Kafka

APOC Kafka Procedures

to enable the Kafka dependencies we need to set the APOC configuration apoc.kafka.enabled=true

Any configuration option that starts with apoc.kafka. controls how the procedures itself behaves.

Install dependencies

The Kafka dependencies are included in apoc-kafka-dependencies-5.26.0-all.jar, which can be downloaded from the releases page. Once that file is downloaded, it should be placed in the plugins directory and the Neo4j Server restarted.

Kafka settings

Any configuration option that starts with apoc.kafka. will be passed to the underlying Kafka driver. Neo4j Kafka procedures uses the official Confluent Kafka producer and consumer java clients. Configuration settings which are valid for those connectors will also work for APOC Kafka.

For example, in the Kafka documentation linked below, the configuration setting named batch.size should be stated as apoc.kafka.batch.size in APOC Kafka.

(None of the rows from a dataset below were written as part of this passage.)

## Share per-frame vector tiles across two capsule groups via LDS image in gw16s

The gw16s weight-gradient kernel now runs 512-thread blocks in which two 256-thread groups handle different capsule sets but share the same routing vector tiles. Each lane issues one 128-bit buffer load per vector stream instead of eight scalar loads, writes into a swizzled, double-buffered LDS image, and reads its fragment back from LDS. This halves redundant global loads of gs/saved and widens the access pattern, in exchange for extra LDS traffic and capacity, larger blocks, and halving the grid.

```diff
diff --git a/srf_amd/csrc/route_dr.hip b/srf_amd/csrc/route_dr.hip
--- a/srf_amd/csrc/route_dr.hip
+++ b/srf_amd/csrc/route_dr.hip
@@ -733,6 +733,9 @@
 #endif
 #ifndef SRF_GW16S_XCD
 #define SRF_GW16S_XCD 1
+#endif
+#ifndef SRF_GW16S_LDSVEC
+#define SRF_GW16S_LDSVEC 2
 #endif
 typedef _Float16 h8 __attribute__((ext_vector_type(8)));
 typedef float f16v __attribute__((ext_vector_type(16)));
@@ -1421,27 +1424,32 @@
 }
 
 constexpr int kGw16Cap = 4;
-template <int R, int CAP>
-__global__ __launch_bounds__(256, 2) void route_gw16s_kernel(
+template <int R, int CAP, int VW>
+__global__ __launch_bounds__(VW == 2 ? 512 : 256, 2) void route_gw16s_kernel(
     const _Float16* __restrict__ x16, const float* __restrict__ hdr, const float* __restrict__ gumax,
     const float* __restrict__ saved, const float* __restrict__ gs, const float* __restrict__ cst,
     const float* __restrict__ glst, int F, int Fp, int in_n, int J, int mask_first, int JP, int n_rt, int S,
     int ft_per, float* __restrict__ gwp, float* __restrict__ gbp, size_t pstride) {
   static_assert(R >= 2 && R <= 3, "stored couplings exist for iters >= 2; registers hold R <= 3");
-  constexpr int D = 32, RV = R - 1;
+  static_assert(VW == 0 || VW == 2, "0: per-lane loads, 2: image shared by two waves");
+  constexpr int D = 32, RV = R - 1, NV = R + RV;
+  constexpr int NG = VW == 2 ? 2 : 1;
+  constexpr int NT = 256 * NG, CAPW = CAP * NG;
   constexpr int CG = RV * 2 * 4 * 16;
   constexpr int PQ = CG / 4 + 128;
   constexpr int PCB = CG * 4 + 2 * D * 16 * 2;
-  constexpr int NQ = (CAP * PQ + 255) / 256;
-  __shared__ __attribute__((aligned(16))) unsigned char stg[2][CAP * PCB];
+  constexpr int NQ = (CAPW * PQ + NT - 1) / NT;
+  constexpr int IMG = NV * D * 16;
+  __shared__ __attribute__((aligned(16))) unsigned char stg[2][CAPW * PCB];
+  __shared__ __attribute__((aligned(16))) float vimg[VW == 0 ? 4 : 2 * 4 * IMG];
   const int JD = J * D;
   const size_t FJD = (size_t)F * JD;
   const int Fs = srf::fwd32_frame_stride(F);
   const size_t cblk = (size_t)in_n * JP * Fs;
-  const int lane = threadIdx.x & 63, wv = threadIdx.x >> 6;
+  const int lane = threadIdx.x & 63, wv = (threadIdx.x >> 6) & 3, wg = threadIdx.x >> 8;
   const int n = lane & 31, h = lane >> 5;
 #if SRF_GW16S_XCD
-  const int n_cc = (in_n + CAP - 1) / CAP, n_tasks = n_cc * n_rt * S;
+  const int n_cc = (in_n + CAPW - 1) / CAPW, n_tasks = n_cc * n_rt * S;
   const int task = (int)(blockIdx.x & 7) * (int)(gridDim.x >> 3) + (int)(blockIdx.x >> 3);
   if (task >= n_tasks) return;
   const int cc = task % n_cc;
@@ -1460,21 +1468,21 @@
   const int row = j * D + n;
   const int Jeff = J - (mask_first ? 1 : 0);
   const float c0 = (wave_on && !(mask_first && j == 0)) ? 1.f / (float)Jeff : 0.f;
-  const int i0 = cc * CAP, ncap = min(in_n, i0 + CAP) - i0;
+  const int i0 = cc * CAPW, ncap = min(in_n, i0 + CAPW) - i0, k0 = wg * CAP;
   const int NFT = Fp >> 4;
   const int ft0 = s * ft_per, ft1 = min(NFT, ft0 + ft_per);
   const int bx = (int)hdr[2];
   const int eg = srf_split_exp(*gumax);
   const float sg = srf_exp2i(eg);
 
-  constexpr int NCPL = CAP * CG / 4;
+  constexpr int NCPL = CAPW * CG / 4;
   const char* src[NQ];
   int dst[NQ];
   bool cpl[NQ];
 #pragma unroll
   for (int q = 0; q < NQ; ++q) {
-    const int idx = min(q * 256 + (int)threadIdx.x, CAP * PQ - 1);
-    cpl[q] = (q + 1) * 256 <= NCPL || (q * 256 < NCPL && idx < NCPL);
+    const int idx = min(q * NT + (int)threadIdx.x, CAPW * PQ - 1);
+    cpl[q] = (q + 1) * NT <= NCPL || (q * NT < NCPL && idx < NCPL);
     if (cpl[q]) {
       const int k = idx / (CG / 4), rem = idx - k * (CG / 4);
       const int i = i0 + min(k, ncap - 1);
@@ -1499,8 +1507,8 @@
   auto stage_store = [&](int buf) {
 #pragma unroll
     for (int q = 0; q < NQ; ++q) {
-      const int idx = q * 256 + threadIdx.x;
-      if ((CAP * PQ) % 256 != 0 && idx >= CAP * PQ) continue;
+      const int idx = q * NT + threadIdx.x;
+      if ((CAPW * PQ) % NT != 0 && idx >= CAPW * PQ) continue;
       *reinterpret_cast<f4*>(&stg[buf][dst[q]]) = cpl[q] ? sv[q] * sg : sv[q];
     }
   };
@@ -1514,8 +1522,8 @@
                                                       (int)nrec, 0x00020000);
   }
   const uint32_t vo0 = (uint32_t)((8 * h) * JD + row) * 4;
-  f2 nxa[R + RV][4], nxb[R + RV][4];
-  auto vec_load = [&](f2 (&nx)[R + RV][4], int ft) {
+  f2 nxa[NV][4], nxb[NV][4];
+  auto vec_load = [&](f2 (&nx)[NV][4], int ft) {
 #pragma unroll
     for (int v = 0; v < 8; ++v) {
       const uint32_t so = (uint32_t)((ft * 16 + v) * JD) * 4;
@@ -1526,6 +1534,30 @@
       }
     }
   };
+  const int rq = lane & 7, fm = lane >> 3;
+  const uint32_t wo0 = (uint32_t)((8 * wg + fm) * JD + j * D + 4 * rq) * 4;
+  f4 vst[NV];
+  auto img_load = [&](int ft) {
+    const uint32_t so = (uint32_t)(ft * 16 * JD) * 4;
+#pragma unroll
+    for (int r = 0; r < R; ++r) {
+      vst[r] = __builtin_bit_cast(f4, __builtin_amdgcn_raw_buffer_load_b128(rs_g[r], wo0, so, 0));
+      if (r > 0) vst[R + r - 1] = __builtin_bit_cast(f4, __builtin_amdgcn_raw_buffer_load_b128(rs_v[r - 1], wo0, so, 0));
+    }
+  };
+  const int iwo = 4 * rq * 16 + 4 * ((2 * wg + (fm >> 2)) ^ (rq & 3)) + (fm & 3);
+  const int iro = n * 16 + 4 * ((2 * h) ^ ((n >> 2) & 3));
+  auto img_store = [&](float* im, int v) {
+#pragma unroll
+    for (int c = 0; c < 4; ++c) im[v * (D * 16) + iwo + c * 16] = vst[v][c];
+  };
+  auto img_read = [&](const float* im, f2 (&nx)[NV][4]) {
+#pragma unroll
+    for (int v = 0; v < NV; ++v) {
+      const f4 a = ld4(im + v * (D * 16) + iro), b = ld4(im + v * (D * 16) + (iro ^ 4));
+      nx[v][0] = f2{a[0], a[1]}, nx[v][1] = f2{a[2], a[3]}, nx[v][2] = f2{b[0], b[1]}, nx[v][3] = f2{b[2], b[3]};
+    }
+  };
 
   f16v acc[CAP];
   float gb[CAP];
@@ -1534,26 +1566,23 @@
     gb[k] = 0.f;
     acc[k] = f16v{};
   }
+  float* const imw = vimg + wv * IMG;
   if (ft0 < ft1) {
     stage_load(ft0);
-    vec_load(nxa, ft0);
+    if constexpr (VW == 0) vec_load(nxa, ft0);
+    else img_load(ft0);
     stage_store(0);
     if (ft0 + 1 < ft1) stage_load(ft0 + 1);
+    if constexpr (VW == 2) {
+#pragma unroll
+      for (int v = 0; v < NV; ++v) img_store(imw, v);
+      img_load(min(ft0 + 1, ft1 - 1));
+    }
   }
   const int xoff = CG * 4 + (n * 16 + ((h ^ ((n >> 3) & 1)) * 8)) * 2;
   const float s0 = c0 * sg;
-  auto tile = [&](auto bufc, const f2 (&cur)[R + RV][4], f2 (&nxt)[R + RV][4], int ft) {
-    constexpr int buf = decltype(bufc)::value;
-    f2 g0[4];
-#pragma unroll
-    for (int v = 0; v < 4; ++v) g0[v] = cur[0][v] * s0;
-    __syncthreads();
-    if (ft + 1 < ft1) {
-      stage_store(buf ^ 1);
-      if (ft + 2 < ft1) stage_load(ft + 2);
-    }
-    vec_load(nxt, ft + 1 < ft1 ? ft + 1 : ft);
-    const unsigned char* sb = stg[buf];
+  auto caps = [&](int buf, const f2 (&g0)[4], const f2 (&cur)[NV][4], bool img_next) {
+    const unsigned char* sb = stg[buf] + k0 * PCB;
 #pragma unroll
     for (int k = 0; k < CAP; ++k) {
       const unsigned char* ck = sb + k * PCB;
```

The following are common configuration settings you may wish to use. .Most Common Needed Configuration Settings

Setting Name Description Default Value

apoc.kafka.max.poll.records

The maximum number of records to pull per batch from Kafka. Increasing this number will mean larger transactions in Neo4j memory and may improve throughput.

500

apoc.kafka.buffer.memory

The total bytes of memory the producer can use to buffer records waiting. Use this to adjust how much memory the procedures may require to hold messages not yet delivered to Neo4j

33554432

apoc.kafka.batch.size

(Producer only) The producer will attempt to batch records together into fewer requests whenever multiple records are being sent to the same partition. This helps performance on both the client and the server. This configuration controls the default batch size in bytes.

16384

apoc.kafka.max.partition.fetch.bytes

(Consumer only) The maximum amount of data per-partition the server will return. Records are fetched in batches by the consumer. If the first record batch in the first non-empty partition of the fetch is larger than this limit, the batch will still be returned to ensure that the consumer can make progress.

1048576

apoc.kafka.group.id

A unique string that identifies the consumer group this consumer belongs to.

N/A

Configure Kafka Connection

If you are running locally or against a standalone machine, configure apoc.conf to point to that server:

neo4j.conf
apoc.kafka.bootstrap.servers=localhost:9092

If you are using Confluent Cloud (managed Kafka), you can connect to Kafka as described in the Confluent Cloud section

Restart Neo4j

Once the plugin is installed and configured, restarting the database will make it active. If you have configured Neo4j to consume from kafka, it will begin immediately processing messages.